Au moment où le Grand Pope s'apprêtait à monter dans l'avion, un homme obséquieux, en costume, s'approcha et s'inclina à plusieurs reprises, main tendue. Aussitôt, à la vitesse de la lumière, Mû s'interposa entre son souverain et cet inconnu, qui poussa un cri et fit un bond en arrière en le voyant avec une profonde stupéfaction se matérialiser d'un seul coup sous ses yeux, comme par magie. Shion, d'une légère poussée de cosmos, intima à Mû de s'écarter et tendit la main avec bienveillance vers l'homme ébahi et tremblant. Celui-ci se reprit et lui remit une lettre. Le Pope s'en saisit, l'ouvrit et la parcourut. Son visage s'éclaira et se rasséréna, à l'étonnement de Mû. Que pouvait-il y avoir dans cette missive qui puisse procurer un tel réconfort au Grand Pope soucieux et fatigué ? Avisant le regard curieux posé sur lui, Shion sourit et tendit la feuille de papier à Mû. La saisissant, celui-ci hésita, puis sur un encouragement, la lut.
« Aiolos revient au Sanctuaire ? Vraiment ?
- Oui. Je lui ai demandé de me faire part de sa décision finale, il y a quelques semaines. Je suis très heureux de son choix. Vraiment très heureux.
- J'avoue que son départ m'avait surpris et peiné. Je ne pensais pas qu'il reviendrait.
- Moi non plus, je ne le pensais pas et j'aurais compris qu'il veuille partir définitivement et rendre l'armure d'or du Sagittaire. Mais je suis très heureux de le voir reprendre le flambeau. C'est exactement de ce genre d'élan vital dont a besoin le Sanctuaire. »
Mû étouffa une exclamation et un éclair de compréhension traversa ses yeux noisette. Le maître et le disciple échangèrent un regard complice et pour la première fois de la soirée et depuis longtemps d'ailleurs, Mû sourit.
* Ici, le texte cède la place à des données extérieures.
bool ivx::mc_ride_ok(const ivx_mc_params *p, const void *scratch, int64_t dz, int64_t dy, int64_t dx) {
    Geom g;
    Scratch s;
    bool empty;
    if (!p || !scratch || mc_piece_layout(p, &g, &s, &empty) != IVX_OK || empty) return false;
    return p->niso == 1 && p->ny == dy && p->nx == dx && p->nz <= dz;
}
void ivx::mc_ride_begin(void *scratch, const uint64_t *inside_bits) { mc_count_record(scratch, inside_bits); }
int ivx::mc_ride_launch(const ivx_mc_params *p, void *scratch_, const uint64_t *reached, const uint64_t *inside, int64_t nchunks,
                        uint8_t *mask, int v_in, int v_sel, bool all, const ApplyWhen &when, hipStream_t st) {
    Geom g;
    Scratch s;
    bool empty;
    int rc = mc_piece_layout(p, &g, &s, &empty);
    if (rc) return rc;
    IVX_REQUIRE(!empty && p->niso == 1 && nchunks > 0, IVX_EINVAL, "mc_ride: an empty piece or volume, or two iso-values");
    char *scratch = (char *)scratch_;
    const McRideArgs ride = {(const uint16_t *)reached, (const uint16_t *)inside, nchunks, (uint4 *)mask, 0x01010101u * (uint8_t)v_in,
                             0x01010101u * (uint8_t)v_sel};
    auto k = all ? k_mc_count_write<true> : k_mc_count_write<false>;
    hipLaunchKernelGGL(k, dim3((unsigned)s.nblocks), dim3(256), 0, st, mc_bits_ptr(scratch, s, 0), g, s.nwords, pad_bits(p, 0),
                       (uint16_t *)(scratch + s.off_counts), (uint32_t *)(scratch + s.off_bsum), ride, when);
    IVX_LAUNCH_CHECK();
    return IVX_OK;
}
int ivx::mc_ride_scan(const ivx_mc_params *p, void *scratch, hipStream_t st) {
    Geom g;
    Scratch s;
    bool empty;
    int rc = mc_piece_layout(p, &g, &s, &empty);
    if (rc) return rc;
    return mc_count_scan(p, s, scratch, st);
}

extern "C" int ivx_dev_mc_count(const ivx_mc_params *p, const void *a, void *scratch_, int64_t *ntris, void *stream) {
    return mc_count_impl(p, a, nullptr, scratch_, ntris, stream);
}
extern "C" int ivx_dev_mc_count_async(const ivx_mc_params *p, const void *a, void *scratch_, void *stream) {
    return mc_count_impl(p, a, nullptr, scratch_, nullptr, stream);
}
extern "C" int ivx_dev_mc_total(const ivx_mc_params *p, void *scratch_, int64_t *ntris, void *stream) {
    Geom g;
    Scratch s;
    bool empty;
    int rc = mc_piece_layout(p, &g, &s, &empty);
    if (rc) return rc;
    *ntris = 0;
    return empty ? IVX_OK : mc_read_total(p, s, scratch_, ntris, S(stream));
}
extern "C" int ivx_dev_mc_total_early(const ivx_mc_params *p, void *scratch_, int64_t *ntris, void *stream) {
    Geom g;
    Scratch s;
    bool empty;
    int rc = mc_piece_layout(p, &g, &s, &empty);
    if (rc) return rc;
    *ntris = 0;
    return empty ? IVX_OK : mc_read_total_early(p, s, scratch_, ntris, S(stream));
}

extern "C" int ivx_dev_mc_count_bits(const ivx_mc_params *p, const uint64_t *inside_bits, void *scratch_, int64_t *ntris,
                                     void *stream) {
    return mc_count_impl(p, nullptr, inside_bits, scratch_, ntris, stream);
}
extern "C" int ivx_dev_mc_count_bits_async(const ivx_mc_params *p, const uint64_t *inside_bits, void *scratch_, void *stream) {
    return mc_count_impl(p, nullptr, inside_bits, scratch_, nullptr, stream);
}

« Une nouvelle ère. Je comprends, Maître…
- J'en suis soulagé et infiniment heureux… Mon… Fils... »
D'un geste maladroit, le Pope caressa doucement la longue chevelure châtaine nouée en catogan, puis se détourna avec gêne et pénétra dans la carlingue, suivi du chevalier d'or du Bélier chargé de sa sécurité. Le souverain du Sanctuaire et l'un de ses gardes dorés rentraient à Iéranissia.
Pour la dernière fois.
oOoOo
Le prologue est court, mais les chapitres qui suivent seront un peu plus longs. Il s'est écoulé deux ans après la résurrection post-Hadès, durant lesquels ont pris place les fics Réminiscence et A fleur de toi et trois années se sont déroulées entre la guerre du Sanctuaire et la bataille finale contre Hadès. se rajoutent donc cinq années aux treize ans du premier volet de Iéranissia. Mû a donc 25 ans (comme Milo, Camus, Shaka, Aldébaran, Aiolia) Angelo et Shura ont 28 ans, Aphrodite 27 ans, Aiolos 32 ans, Saga et Kanon 33 ans.